Direktur Teknik Tugu Insurance, Fadlil Iswahyudi mengutarakan keikutsertaan perseroan pada proyek tersebut lantaran berjalan seiringan dengan keterlibatan PT Pertamina Hulu Energi (PHE) di dalam proyek raksasa itu.
“Groundbreaking [proyek Masela] sudah dilakukan dan memang benar ada keterlibatan PHE di situ, itu memang menjadi tugas Tugu Pratama untuk memberikan proteksi asuransinya,” ucapnya dalam Media Meet Up di Jakarta, Kamis (6/8/2026).
Fadlil mendeskripsikan bahwa SKK Migas mengantongi konsorsium asuransi dan Tugu Pratama bertindak selaku pemimpin (leader).
Di dalam konsorsium tersebut terdapat beberapa entitas perusahaan asuransi lain yang turut bergabung, di mana Tugu Insurance bertugas mengordinasikan seluruhnya agar dapat berjalan dengan baik.

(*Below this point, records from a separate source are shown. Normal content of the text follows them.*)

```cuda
template <int TS, int PREC = 0, bool RAG = false>
static __global__ __launch_bounds__(256, TS == 8 ? 4 : 2) void conv3x3_halo_dgrad_kernel(const Halo3x3DgradArgs a) {
    constexpr bool kEdge = TS == 8 || RAG;
    using G = HaloDgradSGeo<TS, PREC>;
    using GT = grd_t<PREC>;
    using XT = act_t<PREC>;
    constexpr int OP = bwd_op(PREC), NP = G::NP, HDS_BU = G::BU, GSZ = GT::size, XSZ = XT::size, E = 16 / GSZ, SPP = 32 / E;
    constexpr int MT = G::MT, NCW = G::NCW, A_N = G::A_N, B_N = G::B_N, LDH = G::LDH;
    constexpr bool kRegFrag = TS == 16 && OP == 3;
    constexpr bool kDma = kRegFrag && G::NCW == 1 && G::B_UNITS % 256 == 0 && 2 * G::B_PAD <= G::A_UNITS;
    extern __shared__ __attribute__((aligned(16))) float smem[];
    char* As = reinterpret_cast<char*>(smem);
    char* Bs = As + G::A_UNITS * 16;
    float* prm = reinterpret_cast<float*>(Bs + 2 * G::B_PAD * 16);
    const int t = threadIdx.x, lane = t & 63, wave = t >> 6, l31 = lane & 31, half = lane >> 5;
    const int wq = wave % G::WQ, wc = wave / G::WQ;
// ... 49 lines not shown
        if (!a.g.x) {
            unsigned m = 0;
#pragma unroll
            for (int r = 0; r < kAmaxRep / 4; ++r) m = max(max(m, max(am4[r].x, am4[r].y)), max(am4[r].z, am4[r].w));
            gsc = scale_of_max(m);
            gsc.inv *= pack_inv_scale(a.wu);
        }
    }
    constexpr int ST = G::ST;
    u32x4 rb[B_N];
    unsigned b_voff[B_N];
#pragma unroll
    for (int i = 0; i < B_N; ++i) {
        const int idx = t + 256 * i;
        const int j = min(idx / (ST * HDS_BU), NCW - 1), rem = idx - j * ST * HDS_BU;
        b_voff[i] = 16u * (unsigned)(j * 9 * HDS_BU + rem);
    }
    auto g_load = [&](int stage) {
        const int cg = cg0 + stage / (3 * SPR), tap0 = (stage % (3 * SPR)) * ST;
#pragma unroll
        for (int i = 0; i < B_N; ++i) rb[i] = bload_u4(a.wu, kWholeBuf, b_voff[i], 16u * (unsigned)((cg * NCW * 9 + tap0) * HDS_BU));
    };
    {
#ifdef SMG_TRACE_INIT
        if (trace) trace[1] = smg_stamp();
#endif
        __syncthreads();
#ifdef SMG_TRACE_INIT
        asm volatile("s_waitcnt vmcnt(0)" ::: "memory");
        if (trace) trace[2] = smg_stamp();
#endif
        if constexpr (OP == 3) {
            if (x_n) {
                float vmax = 0.f;
#pragma unroll
                for (int i = 0; i < A_N; ++i) {
                    const int idx = t + 256 * i;
                    const int hp = idx / SPP, q = idx % SPP;
                    const int hy = hp / G::W, hx = hp - hy * G::W;
                    const int iy = y0 - 1 + hy, ix = x0 - 1 + hx;
                    const bool ok = idx < G::PX * SPP && (unsigned)iy < (unsigned)a.pl.H && (unsigned)ix < (unsigned)a.pl.W;
                    const float4 v = ok ? affine2(rv[i], rx[i], gp + 4 * (q % 8), 32) : zero4();
                    rv[i] = v;
                    vmax = fmaxf(fmaxf(vmax, fmaxf(fabsf(v.x), fabsf(v.y))), fmaxf(fabsf(v.z), fabsf(v.w)));
                }
#pragma unroll
                for (int o = 32; o > 0; o >>= 1) vmax = fmaxf(vmax, __shfl_xor(vmax, o));
                float* red = prm + 4 * C;
                if (lane == 0) red[wave] = vmax;
                __syncthreads();
                vmax = fmaxf(fmaxf(red[0], red[1]), fmaxf(red[2], red[3]));
                if (vmax > 0.f) gsc = scale_of_max(__float_as_uint(vmax));
                gsc.inv *= pack_inv_scale(a.wu);
            }
        }
#pragma unroll
        for (int i = 0; i < A_N; ++i) {
            const int idx = t + 256 * i;
            if (idx < G::PX * SPP) {
                const int hp = idx / SPP, q = idx % SPP;
                const int hy = hp / G::W, hx = hp - hy * G::W;
                const int iy = y0 - 1 + hy, ix = x0 - 1 + hx;
                const bool ok = (unsigned)iy < (unsigned)a.pl.H && (unsigned)ix < (unsigned)a.pl.W;
                if constexpr (E == 4) {
                    float4 v = rv[i];
                    if (OP != 3 && x_n) v = affine2(rv[i], rx[i], gp + 4 * q, 32);
                    if constexpr (OP == 3) v = mul4(v, gsc.s);
                    if (!ok) v = zero4();
                    const Split4 sp = split4<OP>(v);
#pragma unroll
                    for (int pc = 0; pc < NP; ++pc)
                        *reinterpret_cast<uint2*>(As + ((pc * 4 + (q >> 1)) * LDH + hp) * 16 + (q & 1) * 8) = sp.p[pc];
                } else {
                    u32x4 u = as_u4(rv[i]);
                    if (x_n) u = pack_unit<OP>(affine2(slot_quad<GT>(rv[i], 0), slot_quad<XT>(rx[i], 0), gp + 8 * q, 32),
                                               affine2(slot_quad<GT>(rv[i], 1), slot_quad<XT>(rx[i], 1), gp + 8 * q + 4, 32));
                    if (!ok) u = u32x4{0u, 0u, 0u, 0u};
                    *reinterpret_cast<u32x4*>(As + (q * LDH + hp) * 16) = u;
                }
            }
        }
    }
    auto s_store = [&](int buf) {
// ... 427 lines not shown
```

Before: 62.24 passes/s.

## Fuse grad-source materialisation into 3x3 halo dgrad for large-tile planes

Adds an option for the 3x3 halo data-gradient kernel to write the BN-backward gradient source (GS) tile interior and its abs-max while it stages its input, in place of a separate bn_bwd_apply launch. This is on by default for 16x16-tile planes when the split16 path is used with more than four streams. It removes one kernel launch and one full read-and-write pass of the gradient per layer. In exchange the dgrad kernel does extra stores and an atomicMax. The change also adds env and setter knobs and a gamax debug readout.

```diff
diff --git a/smg-multimodal-grasping_amd/csrc/backward.hip b/smg-multimodal-grasping_amd/csrc/backward.hip
--- a/smg-multimodal-grasping_amd/csrc/backward.hip
+++ b/smg-multimodal-grasping_amd/csrc/backward.hip
@@ -1,4 +1,7 @@
 #include "engine.h"
+
+constexpr bool kGsFromDgradSmall = false;
+constexpr bool kGsFromDgradBig = true;
 
 int do_backward(smg_engine* e, const smg_net* net, const float* dq, hipStream_t st, int phases, bool elem_head) {
     if (!e->have_fwd) return fail(-22, "smg_backward without a preceding smg_forward");
@@ -28,6 +31,13 @@
     };
     const bool gs_materialised = split16 || NS > 4;
     auto gs_on_side = [&](const Plane& pl) { return split16 && !e->generic3x3 && pl.HW <= 1600 && NS <= 4; };
+    auto gs_from_dgrad = [&](const Plane& pl, int b, int i) {
+        if (!split16 || e->generic3x3 || NS <= 4 || e->gs_form == 1) return false;
+        if (e->gs_form == 5) return e->dbg_stop == b * 100 + i;
+        const bool small = halo_tile(pl, NS) == 8;
+        return e->gs_form == 2 || (e->gs_form == 3 && small) || (e->gs_form == 4 && !small) || (e->gs_form == 0 && kGsFromDgradSmall && small)
+               || (e->gs_form == 0 && kGsFromDgradBig && !small);
+    };
     auto fused_gsrc = [&](int b, const DenseLayerRef& d) {
         return grad_src(e, e->G[b], kBlockCtot[b], e->X[b], kBlockCtot[b], e->st_X[b], d.cin, nullptr);
     };
@@ -243,7 +253,10 @@
             static_assert(kRing % 3 == 0 && kRing > 3, "the sparse ring wait covers three slots at a time");
             if (lb.ring >= kRing && lb.ring % 3 == 0) HIP_OK(hipStreamWaitEvent(st, e->ev_side[(lb.ring + 2) % kRing], 0));
             GradSrc gsrc = fused_gsrc(b, d);
-            if (e->generic3x3 || (gs_materialised && !gs_on_side(pl))) {
+            const bool from_dgrad = gs_from_dgrad(pl, b, i);
+            if (from_dgrad) {
+                gsrc.xtab = stat_table(e, e->sx_tab[b], e->max_streams, kBlockCtot[b], d.cin);
+            } else if (e->generic3x3 || (gs_materialised && !gs_on_side(pl))) {
                 launch_gs_apply(b, i, st, GSb, gsrc);
                 if (gs_materialised) gsrc = grad_done(GSb, kGrowth, gamax_of(e, b, i, 0));
             }
@@ -252,6 +265,7 @@
                 a.g = gsrc; a.pl = pl; a.C = kBottleneck; a.m = n2;
                 a.dst = split16 ? e->DY2 : D2b; a.st = n2st;
                 a.wu = e->packed_u + e->pk_hd[b][i];
+                if (from_dgrad) { a.gs_out = GSb; a.gs_amax = gamax_of(e, b, i, 0); }
                 const double flops = 2.0 * NS * pl.HW * 9 * kBottleneck * kGrowth;
                 const double bytes = ESZ(e) * NS * pl.HW * (kGrowth + 2 * kBottleneck);
                 if (halo_tile(pl, NS) == 16) {
diff --git a/smg-multimodal-grasping_amd/csrc/engine.h b/smg-multimodal-grasping_amd/csrc/engine.h
--- a/smg-multimodal-grasping_amd/csrc/engine.h
+++ b/smg-multimodal-grasping_amd/csrc/engine.h
@@ -101,6 +101,7 @@
     bool bw_phase0_done = false;
     bool f_dense_dq = false;
     int head_bwd = 0;
+    int gs_form = 0;
     bool f_stem1 = false;
     int* d_stream_image = nullptr; int* d_stream_rot = nullptr; int* d_pair_a = nullptr; int* d_pair_b = nullptr;
     int* d_seq_t = nullptr; int* d_seq_h = nullptr; int* d_user_ptr = nullptr; int* d_user_pair = nullptr; int* d_user_slot = nullptr;
diff --git a/smg-multimodal-grasping_amd/csrc/engine.hip b/smg-multimodal-grasping_amd/csrc/engine.hip
--- a/smg-multimodal-grasping_amd/csrc/engine.hip
+++ b/smg-multimodal-grasping_amd/csrc/engine.hip
@@ -35,6 +35,10 @@
     if (getenv("SMG_SERIALIZE")) e->serialize = true;
     const int cross = getenv("SMG_CROSSCHECK") ? atoi(getenv("SMG_CROSSCHECK")) : 0;
     e->generic3x3 = cross & 1; e->generic_c1 = cross & 2; e->generic_w1 = cross & 4; e->stem_plane_tail = cross & 8;
+    if (const char* gf = getenv("SMG_GS_FORM")) {
+        e->gs_form = atoi(gf);
+        if (e->gs_form < 0 || e->gs_form > 5) return fail(-22, "SMG_GS_FORM must be 0..5 (engine.h: gs_form)");
+    }
 
     ALLOC(e->img4, (int64_t)NS * e->p_img.HWp * 4);
     ALLOC(e->stem, (int64_t)NS * e->p_stem.HWp * 64);
@@ -282,7 +286,7 @@
 
 struct StepKey {
     const void* params; const void* grads; const void* bufs; const void* nbt;
-    int trunk_id, head_id, n_streams, n_pairs, n_images, hm_size, n_seq_t, n_seq_h, n_masks, loss_mode, prec, deterministic, head_bwd;
+    int trunk_id, head_id, n_streams, n_pairs, n_images, hm_size, n_seq_t, n_seq_h, n_masks, loss_mode, prec, deterministic, head_bwd, gs_form;
     const void* images; const void* heightmaps; const void* masks; double mean, stdv;
     const void* labels; const void* q; const void* loss; const void* dq; const void* m; const void* v; float lr, b1, b2, eps;
     hipStream_t stream;
@@ -821,7 +825,7 @@
     key.params = net->params; key.grads = net->grads; key.bufs = net->bufs; key.nbt = net->nbt;
     key.trunk_id = trunk_id; key.head_id = head_id; key.n_streams = B->n_streams; key.n_pairs = B->n_pairs; key.n_images = B->n_images;
     key.hm_size = B->hm_size; key.n_seq_t = B->bn_seq_trunk ? B->n_bn_seq_trunk : 0; key.n_seq_h = B->bn_seq_head ? B->n_bn_seq_head : 0;
-    key.n_masks = B->masks_dev ? B->n_masks : 0; key.loss_mode = loss_mode; key.prec = e->prec; key.deterministic = e->deterministic; key.head_bwd = e->head_bwd;
+    key.n_masks = B->masks_dev ? B->n_masks : 0; key.loss_mode = loss_mode; key.prec = e->prec; key.deterministic = e->deterministic; key.head_bwd = e->head_bwd; key.gs_form = e->gs_form;
     key.images = B->images_nchw_dev; key.heightmaps = B->heightmaps_dev; key.masks = B->masks_dev; key.mean = B->image_mean; key.stdv = B->image_std;
     key.labels = labels_dev; key.q = q_out_dev; key.loss = loss_out_dev; key.dq = dq_dev; key.m = adam->m; key.v = adam->v;
     key.lr = adam->lr; key.b1 = adam->beta1; key.b2 = adam->beta2; key.eps = adam->eps; key.stream = caller;
@@ -889,6 +893,11 @@
     if (s == "head_bwd") {
         if (value < 0 || value > 2) return fail(-22, "head_bwd must be 0 (follow the mark of smg_loss_map / smg_loss_map_ce), 1 (per-element form) or 2 (dense form)");
         e->head_bwd = value; return 0;
+    }
+    if (s == "gs_form") {
+        if (value < 0 || value > 5)
+            return fail(-22, "gs_form must be 0 (the policy), 1 (an apply launch on the chain), 2 (the 3x3 data gradient writes GS) or, for A/B runs and tests, 3 / 4 (8 x 8- / 16 x 16-tile planes only) / 5 (the debug_stop layer only)");
+        e->gs_form = value; return 0;
     }
     if (s == "serialize") { e->serialize = value != 0; return 0; }
     if (s == "debug_stop") { e->dbg_stop = value; return 0; }
@@ -1070,6 +1079,11 @@
                         host_out[((size_t)sn * pl.HWp + p) * kBottleneck + 8 * k8 + j] = (float)((h2f(u[uh + j]) + h2f(u[ul + j])) * iv);
                 }
         return n;
+    } else if (s.size() >= 8 && s.substr(0, 6) == "gamax_") {
+        int b = 0, i = 0;
+        if (std::sscanf(name + 6, "%d_%d", &b, &i) != 2 || b < 1 || b > 4 || i < 1 || i > kBlockLayers[b - 1]) return fail(-22, "bad gamax name");
+        if (!e->gamax || e->prec != 0) return fail(-22, "gamax: gradient maxima are recorded in precision mode 0 only");
+        src = reinterpret_cast<const float*>(gamax_of(e, b - 1, i - 1, 0)); n = (int64_t)NS * kAmaxRep;
     } else if (s == "asc") {
         src = e->asc; n = 2 * e->n_asc;
     } else if (s.size() >= 6 && s.substr(0, 5) == "fs_bt") {
diff --git a/smg-multimodal-grasping_amd/csrc/halo.cuh b/smg-multimodal-grasping_amd/csrc/halo.cuh
--- a/smg-multimodal-grasping_amd/csrc/halo.cuh
+++ b/smg-multimodal-grasping_amd/csrc/halo.cuh
@@ -407,6 +407,8 @@
     StatSink st;
     int tiles_x;
     int cg_per_wg;
+    float* gs_out = nullptr;
+    unsigned* gs_amax = nullptr;
 };
 
 template <int TS, int PREC> struct HaloDgradSGeo : HaloGeo<TS> {
@@ -522,7 +524,8 @@
 #endif
         if constexpr (OP == 3) {
             if (x_n) {
-                float vmax = 0.f;
+                const bool gs_store = a.gs_out && blockIdx.z == 0;
+                float vmax = 0.f, cmax = 0.f;
 #pragma unroll
                 for (int i = 0; i < A_N; ++i) {
                     const int idx = t + 256 * i;
@@ -532,13 +535,27 @@
                     const bool ok = idx < G::PX * SPP && (unsigned)iy < (unsigned)a.pl.H && (unsigned)ix < (unsigned)a.pl.W;
                     const float4 v = ok ? affine2(rv[i], rx[i], gp + 4 * (q % 8), 32) : zero4();
                     rv[i] = v;
-                    vmax = fmaxf(fmaxf(vmax, fmaxf(fabsf(v.x), fabsf(v.y))), fmaxf(fabsf(v.z), fabsf(v.w)));
+                    const float m4 = fmaxf(fmaxf(fabsf(v.x), fabsf(v.y)), fmaxf(fabsf(v.z), fabsf(v.w)));
+                    vmax = fmaxf(vmax, m4);
+                    if (gs_store && ok && (unsigned)(hy - 1) < (unsigned)TS && (unsigned)(hx - 1) < (unsigned)TS) {
+                        *reinterpret_cast<float4*>(a.gs_out + ((int64_t)n * a.pl.HWp + iy * a.pl.W + ix) * 32 + 4 * q) = v;
+                        cmax = fmaxf(cmax, m4);
+                    }
                 }
 #pragma unroll
                 for (int o = 32; o > 0; o >>= 1) vmax = fmaxf(vmax, __shfl_xor(vmax, o));
                 float* red = prm + 4 * C;
                 if (lane == 0) red[wave] = vmax;
+                if (gs_store) {
+#pragma unroll
+                    for (int o = 32; o > 0; o >>= 1) cmax = fmaxf(cmax, __shfl_xor(cmax, o));
+                    if (lane == 0) red[4 + wave] = cmax;
+                }
                 __syncthreads();
+                if (gs_store && t == 0) {
+                    cmax = fmaxf(fmaxf(red[4], red[5]), fmaxf(red[6], red[7]));
+                    if (cmax > 0.f) atomicMax(a.gs_amax + (int64_t)n * kAmaxRep + (blockIdx.x % kAmaxRep), __float_as_uint(cmax));
+                }
                 vmax = fmaxf(fmaxf(red[0], red[1]), fmaxf(red[2], red[3]));
                 if (vmax > 0.f) gsc = scale_of_max(__float_as_uint(vmax));
                 gsc.inv *= pack_inv_scale(a.wu);
```

Result: no change. 62.72 passes/s, median of 6 (+0.8%).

Berdasarkan penjelasannya, tantangan utama pada proyek ini bersumber dari besarnya skala yang dinilai berpotensi menjadi proyek migas offshore terbesar di dunia. Pasalnya, nilai proyek yang masif menyebabkan nilai yang di-cover pun membengkak menjadi sangat besar.
“Nilai proyeknya sendiri bisa mencapai lebih dari US$20 miliar sampai US$30 miliar . Sementara kapasitas asuransi untuk proyek offshore di seluruh dunia kira-kira sekitar US$5 miliar sampai US$6 miliar. Jadi kapasitas dari berbagai perusahaan di seluruh dunia akan dikumpulkan untuk meng-cover proyek Masela. Bisa dibayangkan betapa besarnya proyek ini,” jelasnya.
Oleh sebab itu, dirinya memandang hal ini sebagai tantangan beriringan dengan kewajiban guna mengorkestrasikan kapasitas pasar dunia agar sesuai terhadap kebutuhan proyek, baik ditinjau dari sisi cakupan perlindungan maupun ketentuan polis.
Sebelumnya, Presiden Prabowo Subianto meresmikan peletakan batu pertama (groundbreaking) Proyek LNG Abadi, Blok Masela yang digarap oleh Inpex Corporation di Kabupaten Kepulauan Tanimbar, Maluku, Kamis (16/7/2026).
"Alhamdulillah hari ini kami mulai pembangunan, dan pembangunan tidak boleh terhambat. Harus selesai dalam waktu sesingkat-singkatnya," kata Prabowo saat peresmian.
Sekadar informasi, proyek senilai US$20,9 miliar atau sekitar Rp376,02 triliun (dengan asumsi kurs Rp17.991 per dolar AS) tersebut ditargetkan mulai masuk tahap produksi pada 2029–2030 demi memperkokoh ketahanan energi nasional.
Blok Masela bertempat sekitar 750 kilometer di sebelah selatan Ambon, Maluku, dengan kedalaman perairan berkisar antara 400 meter hingga 800 meter.
Wilayah kerja itu berbatasan langsung dengan perairan Australia, namun seluruh kawasan blok tetap berada di dalam wilayah Indonesia.